Richtig verkaufen: Die Wahl des Vertriebswegs

Die richtige Verkaufsstrategie beginnt mit der Vertriebswahl

Du hast dich selbstständig gemacht. Dein Produkt oder deine Dienstleistung stehen fest. Nun geht es daran die ersten Kunden zu gewinnen. Aber wie? Das ist die Frage nach den passenden Vertriebskanälen. Im Folgenden stelle ich Dir die geläufigsten Vertriebswege vor und helfe Dir zu ermitteln, welche davon am ehesten für Dein Produkt oder Deine Dienstleistung geeignet sind.

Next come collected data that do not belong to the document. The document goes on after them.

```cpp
#define HIPC(x)                                                                               \
// ... 354 lines not shown
                                            tune.attn_reuse, tune.attn_min_chunks);
          else if (w.vt) {
            KCHK(vt_transpose_bf16(w.kv, kv_rows, H, w.vt, w.vt_ld, st));
            r = chunk_attention_masked_a128(w.q, w.kv, kv_rows, w.vt, w.vt_ld, w.P + (size_t)l * d, p_rows, p_ld,
                                            Lw.pu, Lw.pv, attd, aB, H, C, hh[PH_L] + C + hh[PH_R], w.ao, st,
                                            tune.attn128_var);
          }
          else if (!masked && !stream && hh[PH_L] == 0 && hh[PH_R] == 0 && hh[PH_C] == hh[PH_TOUT] &&
                   use_ring_attention && natt == hh[PH_NWIN] * ((hh[PH_TOUT] + 63) / 64))
            r = full_attention_bf16(w.q, w.kv, kv_rows, w.P + (size_t)l * d, p_rows, Lw.pu, Lw.pv, attd, hh[PH_NWIN],
                                    (hh[PH_TOUT] + 63) / 64, H, dk, hh[PH_TOUT], w.ao, st, p_ld);
        }
        if constexpr (std::is_same<T, f16>::value) {
          if (masked && use_ring_attention && dk == 64)
            r = chunk_attention_masked_f16(w.q, w.kv, kv_rows, w.P + (size_t)l * d, p_rows, Lw.pu, Lw.pv, attd, aB, H, C,
                                           hh[PH_L] + C + hh[PH_R], w.ao, st, attn_diag, p_ld, tune.attn_reuse,
                                           tune.attn_min_chunks);
        }
        if (r == -1)
          r = chunk_attention<T>(w.q, w.kv, kv_rows, w.P + (size_t)l * d, p_rows, Lw.pu, Lw.pv, attd, aB,
                                 H, dk, w.ao, st, p_ld);
        KCHK(r);
        prof_end(PC_ATTN, st, pb_);
      }
      { EpiArgs e = E(SITE_OPROJ); e.bias = Lw.b_o; e.out = w.y2; e.ldo = d;
        PROF(PC_OPROJ, gemm<T>(EPI_STORE, ACT_NONE, w.ao, d, (const T*)Lw.wo, d, rB, d, d, e, st)); }
      PROF(PC_LN, layernorm<T>(w.x, resid2(w.y, 0.5f, nullptr, w.y2, 1.f, nullptr), rB, d, Lw.ln_conv_w, Lw.ln_conv_b,
                               eps, w.h, (masked || stream) ? nullptr : rmask, st));
      if (cci && !cfuse_in) PROF(PC_CACHE, cnn_cache_in<T>(cci + l * cnn_ls, d, 7, w.glu, st));
      { EpiArgs e = E(SITE_PW1); e.bias = Lw.b_pw1; e.out = w.glu; e.ldo = d; e.row_off = gluoff;
        PROF(PC_PW1, gemm<T>(EPI_GLU, kSiluPre<T> ? ACT_SILU_L2E : ACT_NONE, w.h, d, (const T*)Lw.pw1, d, rB, 2 * d, d, e, st)); }
      if (cci && cco && !cfuse_out) PROF(PC_CACHE, cnn_cache_out<T>(w.glu, cache_start, d, 7, cco + l * cnn_ls, st));
      PROF(PC_CONV, conv_dw_ln_silu<T>(w.glu, convd, vN, d, Lw.dw_t, Lw.b_dw, Lw.cn_w, Lw.cn_b, eps, w.cv, st,
                                        tune.conv_dot2, tune.conv_dma));
      { EpiArgs e = E(SITE_PW2); e.bias = Lw.b_pw2; e.out = w.y; e.ldo = d;
        PROF(PC_PW2, gemm<T>(EPI_STORE, ACT_NONE, w.cv, d, (const T*)Lw.pw2, d, rN, d, d, e, st)); }
      { ResidAdd<T> r = resid(w.y, 1.f, rmask); r.defer = true;
        PROF(PC_LN, layernorm<T>(w.x, r, rN, d, Lw.ln_ff_w, Lw.ln_ff_b, eps, w.h, nullptr, st)); }
      { const cfm_status fs = ffn(Lw.ff1, Lw.b_ff1, Lw.ff2, Lw.b_ff2, w.y2, rN); if (fs != CFM_OK) return fs; }
      const ResidAdd<T> rf = resid2(w.y, 1.f, rmask, w.y2, 0.5f, nullptr);
      if (l + 1 < nl)
        PROF(PC_LN, layernorm2<T>(w.x, rf, rN, d, Lw.ln_fin_w, Lw.ln_fin_b, layers[l + 1].ln_ffm_w,
                                  layers[l + 1].ln_ffm_b, eps, w.h, st));
      else
        PROF(PC_LN, layernorm2_f32<T>(w.x, rf, rN, d, Lw.ln_fin_w, Lw.ln_fin_b, fe.an_w, fe.an_b, eps, out, st));
      { const cfm_status cs = caches_out(l); if (cs != CFM_OK) return cs; }
    }
    return CFM_OK;
  }

  cfm_status ctc(const float* enc, int rows, float* logp, int32_t* ids, void* ws, size_t wsb,
                 hipStream_t st) const override {
    if (!fe.ctc_w) return set_error(CFM_ERR_ASSERT, "model has no CTC head (vocab == 0)");
    const int d = cfg.d_model, V = cfg.vocab;
    if constexpr (sizeof(T) == 2) {
      if (!logp && ids && fused_ctc_ok()) {
        int r;
        if constexpr (std::is_same<T, bf16>::value)
          PROF(PC_CTC, (r = ctc_argmax_bf16(enc, rows, (const bf16*)fe.ctc_w, fe.ctc_b, V, d, ids, st)) < 0 ? 0 : r);
        else
          PROF(PC_CTC, (r = ctc_argmax_f16(enc, rows, (const f16*)fe.ctc_w, fe.ctc_b, V, d, ids, st)) < 0 ? 0 : r);
        if (r == 0) return CFM_OK;
      }
    }
    if (wsb < ctc_ws_bytes(rows)) return set_error(CFM_ERR_VALUE, "ctc workspace too small");
    float* dst = nullptr;
    { const cfm_status hs = head_logits(enc, rows, logp, ws, st, &dst); if (hs != CFM_OK) return hs; }
    PROF(PC_CTC, log_softmax_rows(dst, rows, V, logp ? 1 : 0, ids, st));
    return CFM_OK;
  }

  cfm_status head_logits(const float* enc, int rows, float* logp, void* ws, hipStream_t st, float** out) const {
    const int d = cfg.d_model, V = cfg.vocab;
    Carver c(ws);
    float* logits = c.take<float>((size_t)rows * V);
    T* a = c.take<T>((size_t)rows * d);
    const T* A;
    if constexpr (sizeof(T) == 4) {
// ... 287 lines not shown
cfm_status cfm_model_create(const cfm_config* cfg, const cfm_tensor_view* weights, int32_t n, int32_t device,
                            cfm_model** out) {
  if (!cfg || !out) return set_error(CFM_ERR_VALUE, "null argument");
  *out = nullptr;
  if (cfg->input_dim != 80) return set_error(CFM_ERR_ASSERT, "front-end kernel supports input_dim == 80");
  if (cfg->d_model != 128 && cfg->d_model != 256 && cfg->d_model != 512)
    return set_error(CFM_ERR_ASSERT, "d_model must be 128, 256 or 512");
  if (cfg->n_heads <= 0 || (cfg->d_model != 64 * cfg->n_heads && cfg->d_model != 128 * cfg->n_heads))
    return set_error(CFM_ERR_ASSERT, "head_dim (d_model / attention_heads) must be 64 or 128");
  if (cfg->ffn_dim % 128) return set_error(CFM_ERR_ASSERT, "ffn_dim must be a multiple of 128");
  if (cfg->kernel_size != 15) return set_error(CFM_ERR_ASSERT, "cnn_module_kernel must be 15");
  if (cfg->num_blocks <= 0 || cfg->vocab < 0) return set_error(CFM_ERR_VALUE, "bad num_blocks / vocab");
  HostW hw;
  for (int i = 0; i < n; ++i) hw.m[weights[i].name] = {weights[i].data, weights[i].numel};
  if (cfg->compute_dtype == CFM_DTYPE_F32) return build_model<float>(*cfg, hw, device, out);
  if (cfg->compute_dtype == CFM_DTYPE_BF16) return build_model<bf16>(*cfg, hw, device, out);
  if (cfg->compute_dtype == CFM_DTYPE_F16) return build_model<f16>(*cfg, hw, device, out);
  return set_error(CFM_ERR_VALUE, "unknown compute dtype");
}

void cfm_model_destroy(cfm_model* m) { delete m; }

cfm_status cfm_model_set_option(cfm_model* m, const char* key, int64_t value) {
  if (!m || !key) return set_error(CFM_ERR_VALUE, "null argument");
  if (!std::strcmp(key, "max_layers")) { m->max_layers = (int)value; return CFM_OK; }
  if (!std::strcmp(key, "fe_group_windows")) { m->fe_group_windows = (int)std::max<int64_t>(0, value); return CFM_OK; }
  if (!std::strcmp(key, "profile")) { m->prof_mask = (uint32_t)value; return CFM_OK; }
  if (!std::strcmp(key, "ring_attention")) { m->use_ring_attention = value != 0; return CFM_OK; }
  if (!std::strcmp(key, "ctc_fused")) { m->use_fused_ctc = value != 0; return CFM_OK; }
  {
    const std::pair<const char*, int*> knobs[] = {
        {"gemm_diag", &m->tune.gemm_diag}, {"gemm_wst", &m->tune.gemm_wst},   {"store_mode", &m->tune.store_mode},
        {"col_group", &m->tune.col_group}, {"attn_reuse", &m->tune.attn_reuse}, {"conv_dot2", &m->tune.conv_dot2},
        {"conv_dma", &m->tune.conv_dma},   {"dw2_seg", &m->tune.dw2_seg},   {"nt_sites", &m->tune.nt_sites},
        {"fe_fuse_dw2", &m->tune.fe_fuse_dw2}, {"fe_conv", &m->tune.fe_conv},
        {"attn128_var", &m->tune.attn128_var},
        {"gemm_big_min", &m->tune.big_min_tiles}, {"wsp_small_div", &m->tune.wsp_small_div},
        {"wsp_small_rows", &m->tune.wsp_small_rows},
        {"attn_min_chunks", &m->tune.attn_min_chunks}};
    for (auto& k : knobs)
      if (!std::strcmp(key, k.first)) { *k.second = (int)value; return CFM_OK; }
  }
  if (!std::strcmp(key, "attn_diag")) { m->attn_diag = (int)value; return CFM_OK; }
  if (!std::strcmp(key, "cache_fuse")) { m->cache_fuse = (int)(value != 0); return CFM_OK; }
  if (!std::strcmp(key, "trim_right")) { m->trim_right = (int)(value != 0); return CFM_OK; }
  if (!std::strcmp(key, "fe_carry")) { m->fe_carry = reinterpret_cast<float*>((intptr_t)value); return CFM_OK; }
  if (!std::strcmp(key, "fe_reuse")) { m->fe_reuse = (int)std::max<int64_t>(0, value); return CFM_OK; }
  if (!std::strcmp(key, "fe_save_from")) { m->fe_save_from = (int)value; return CFM_OK; }
  if (!std::strcmp(key, "profile_reset")) {
    m->prof_collect();
    for (int i = 0; i < PC_N; ++i) { m->prof_ms[i] = 0; m->prof_n[i] = 0; }
    return CFM_OK;
  }
  return set_error(CFM_ERR_VALUE, std::string("unknown option ") + key);
}

size_t cfm_workspace_bytes_masked(const cfm_model* m, int32_t N, int32_t C, int32_t L, int32_t R) {
  if (!m || N <= 0 || C <= 0) return 0;
  int32_t h[PH_HEADER] = {0};
  const int rows = N * C;
  h[PH_KIND] = 1; h[PH_NWIN] = N; h[PH_ROWS] = rows; h[PH_C] = C; h[PH_L] = L; h[PH_R] = R;
  h[PH_W] = (C - 1) * 8 + 15; h[PH_TOUT] = C; h[PH_PROWS] = L + 2 * C + R - 1;
  h[PH_KVROWS] = L + rows + R; h[PH_GLUROWS] = rows + 14;
  return m->ws_bytes(h);
}

// ... 224 lines not shown
```

chunkformer_amd/csrc/norm.hip:

```cpp
#include "cfm_common.h"
#include "cfm_kernels.h"

#ifndef LN_RPW
#define LN_RPW 1
#endif
#ifndef LN2_RPW
#define LN2_RPW 2
#endif
#ifndef LN_Y16
#define LN_Y16 0
#endif

namespace cfm {
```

Natürlich richtet sich die Wahl des Vertriebskanals auch danach, was du überhaupt verkaufen willst. Für physische Waren gibt es die meisten Absatzkanäle. Aber auch digitale Produkte und Dienstleistungen lassen sich auf vielen unterschiedlichen Wegen verkaufen.

Selbst verkaufen
Nimmst Du das Verkaufen selbst in die Hand, dann spricht man von Direktvertrieb. Der grundsätzliche Vorteil liegt hier darin, dass du nahe am Kunden bist. So kannst du sein Kauferlebnis voll kontrollieren und erhältst in der Regel auch direktes Feedback. Das ist sehr wertvoll um Dein Produkt oder Deine Dienstleistung weiter zu entwickeln. Zudem behältst du im Vergleich zum indirekten Vertrieb (s.u.) die komplette Marge.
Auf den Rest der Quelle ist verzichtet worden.